• [BRIEF]
Where the records hold the string "template", show the whole line it sits on.

Dataset entries:
■ ■ ■ ■ ■ ■ ■

__device__ __forceinline__ void mbar_init(uint64_t* bar, uint32_t count) {
    asm volatile("mbarrier.init.shared::cta.b64 [%0], %1;" ::"r"(smem_u32(bar)), "r"(count) : "memory");
}
__device__ __forceinline__ void mbar_expect_tx(uint64_t* bar, uint32_t bytes) {
    asm volatile("mbarrier.arrive.expect_tx.shared::cta.b64 _, [%0], %1;" ::"r"(smem_u32(bar)), "r"(bytes) : "memory");
}
__device__ __forceinline__ void mbar_arrive(uint64_t* bar) {
    asm volatile("mbarrier.arrive.shared::cta.b64 _, [%0];" ::"r"(smem_u32(bar)) : "memory");
}
constexpr uint32_t kTryWaitHintNs = 20000u;
__device__ __forceinline__ bool mbar_try_wait(uint64_t* bar, uint32_t parity) {
    uint32_t ok;
    asm volatile(
        "{\n\t.reg .pred p;\n\t"
        "mbarrier.try_wait.parity.shared::cta.b64 p, [%1], %2, %3;\n\t"
        "selp.u32 %0, 1, 0, p;\n\t}"
        : "=r"(ok) : "r"(smem_u32(bar)), "r"(parity), "r"(kTryWaitHintNs) : "memory");
    return ok != 0;
}
__device__ __forceinline__ void mbar_wait(uint64_t* bar, uint32_t parity, int* err_flag, int code) {
    if (mbar_try_wait(bar, parity)) return;
    const long long t0 = clock64();
    while (!mbar_try_wait(bar, parity)) {
        if (clock64() - t0 > 4000000000ll) {
            if (err_flag) { atomicExch_system(err_flag, code); __threadfence_system(); }
            __trap();
        }
    }
}
__device__ __forceinline__ void tma_load_4d(const CUtensorMap* map, void* dst, uint64_t* bar, int c0, int c1, int c2, int c3) {
    asm volatile(
        "cp.async.bulk.tensor.4d.shared::cluster.global.mbarrier::complete_tx::bytes [%0], [%1, {%3, %4, %5, %6}], [%2];"
        ::"r"(smem_u32(dst)), "l"(reinterpret_cast<uint64_t>(map)), "r"(smem_u32(bar)), "r"(c0), "r"(c1), "r"(c2), "r"(c3)
        : "memory");
}
__device__ __forceinline__ void tma_load_2d(const CUtensorMap* map, void* dst, uint64_t* bar, int c0, int c1) {
    asm volatile(
        "cp.async.bulk.tensor.2d.shared::cluster.global.mbarrier::complete_tx::bytes [%0], [%1, {%3, %4}], [%2];"
        ::"r"(smem_u32(dst)), "l"(reinterpret_cast<uint64_t>(map)), "r"(smem_u32(bar)), "r"(c0), "r"(c1)
        : "memory");
}
template <int N> __device__ __forceinline__ void setmaxnreg_dec() { asm volatile("setmaxnreg.dec.sync.aligned.u32 %0;" ::"n"(N)); }
template <int N> __device__ __forceinline__ void setmaxnreg_inc() { asm volatile("setmaxnreg.inc.sync.aligned.u32 %0;" ::"n"(N)); }
__device__ __forceinline__ void prefetch_tmap(const CUtensorMap* map) {
    asm volatile("prefetch.tensormap [%0];" ::"l"(reinterpret_cast<uint64_t>(map)) : "memory");
}

__device__ __forceinline__ void pdl_launch_dependents() { asm volatile("griddepcontrol.launch_dependents;" ::: "memory"); }
__device__ __forceinline__ void pdl_wait() { asm volatile("griddepcontrol.wait;" ::: "memory"); }

__device__ __forceinline__ bool elect_one() {
    uint32_t pred;
    asm volatile("{\n\t.reg .pred p;\n\telect.sync _|p, 0xffffffff;\n\tselp.u32 %0, 1, 0, p;\n\t}" : "=r"(pred));
    return pred != 0;
}
__device__ __forceinline__ void cluster_sync_all() {
    asm volatile("barrier.cluster.arrive.release.aligned;" ::: "memory");
    asm volatile("barrier.cluster.wait.acquire.aligned;" ::: "memory");
}
__device__ __forceinline__ uint32_t cluster_ctarank() { uint32_t r; asm volatile("mov.u32 %0, %%cluster_ctarank;" : "=r"(r)); return r; }
__device__ __forceinline__ void fence_proxy_async_smem() { asm volatile("fence.proxy.async.shared::cta;" ::: "memory"); }
__device__ __forceinline__ void named_bar_sync(int id, int threads) { asm volatile("bar.sync %0, %1;" ::"r"(id), "r"(threads) : "memory"); }
__device__ __forceinline__ uint32_t sw128_chunk(int r, int c) { return (uint32_t)(r * 128 + ((c ^ (r & 7)) << 4)); }

__device__ __forceinline__ uint64_t desc_sw128(uint32_t saddr) {
    return (uint64_t)((saddr & 0x3FFFFu) >> 4) | (1ull << 16) | (64ull << 32) | (1ull << 62);
}
__device__ __forceinline__ uint64_t desc_sw64(uint32_t saddr) {
    return (uint64_t)((saddr & 0x3FFFFu) >> 4) | (1ull << 16) | (32ull << 32) | (2ull << 62);
}
__device__ __forceinline__ void wgmma_fence() { asm volatile("wgmma.fence.sync.aligned;" ::: "memory"); }
__device__ __forceinline__ void wgmma_commit() { asm volatile("wgmma.commit_group.sync.aligned;" ::: "memory"); }
template <int N> __device__ __forceinline__ void wgmma_wait() { asm volatile("wgmma.wait_group.sync.aligned %0;" ::"n"(N) : "memory"); }
template <int NR> __device__ __forceinline__ void fence_regs(float* d) {
#pragma unroll
    for (int i = 0; i < NR; ++i) asm volatile("" : "+f"(d[i])::"memory");
}

// ... 193 lines not shown
        if (PASSES == 4) {
            tma_load_4d(x_lo, st + A_TILE_BYTES, fb, a0, a1, a2, a3);
            tma_load_4d(x_h8, st + A_TILE_BYTES + C::A8_TILE_BYTES, fb, a0, a1, a2, a3);
            tma_load_2d(w_lo, st + 2 * A_TILE_BYTES + C::B_TILE_BYTES, fb, kcol, n0);
            tma_load_2d(w_l8, st + 2 * A_TILE_BYTES + C::B_TILE_BYTES + C::B8_TILE_BYTES, fb, kcol, n0);
        }
    }
    __syncwarp();
    if (++r.stage == C::STAGES) { r.stage = 0; r.phase ^= 1; }
}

■ ■ ■ ■ ■ ■ ■

• [TASK SOLUTION]
template <int N> __device__ __forceinline__ void setmaxnreg_dec() { asm volatile("setmaxnreg.dec.sync.aligned.u32 %0;" ::"n"(N)); }
template <int N> __device__ __forceinline__ void setmaxnreg_inc() { asm volatile("setmaxnreg.inc.sync.aligned.u32 %0;" ::"n"(N)); }
template <int N> __device__ __forceinline__ void wgmma_wait() { asm volatile("wgmma.wait_group.sync.aligned %0;" ::"n"(N) : "memory"); }
template <int NR> __device__ __forceinline__ void fence_regs(float* d) {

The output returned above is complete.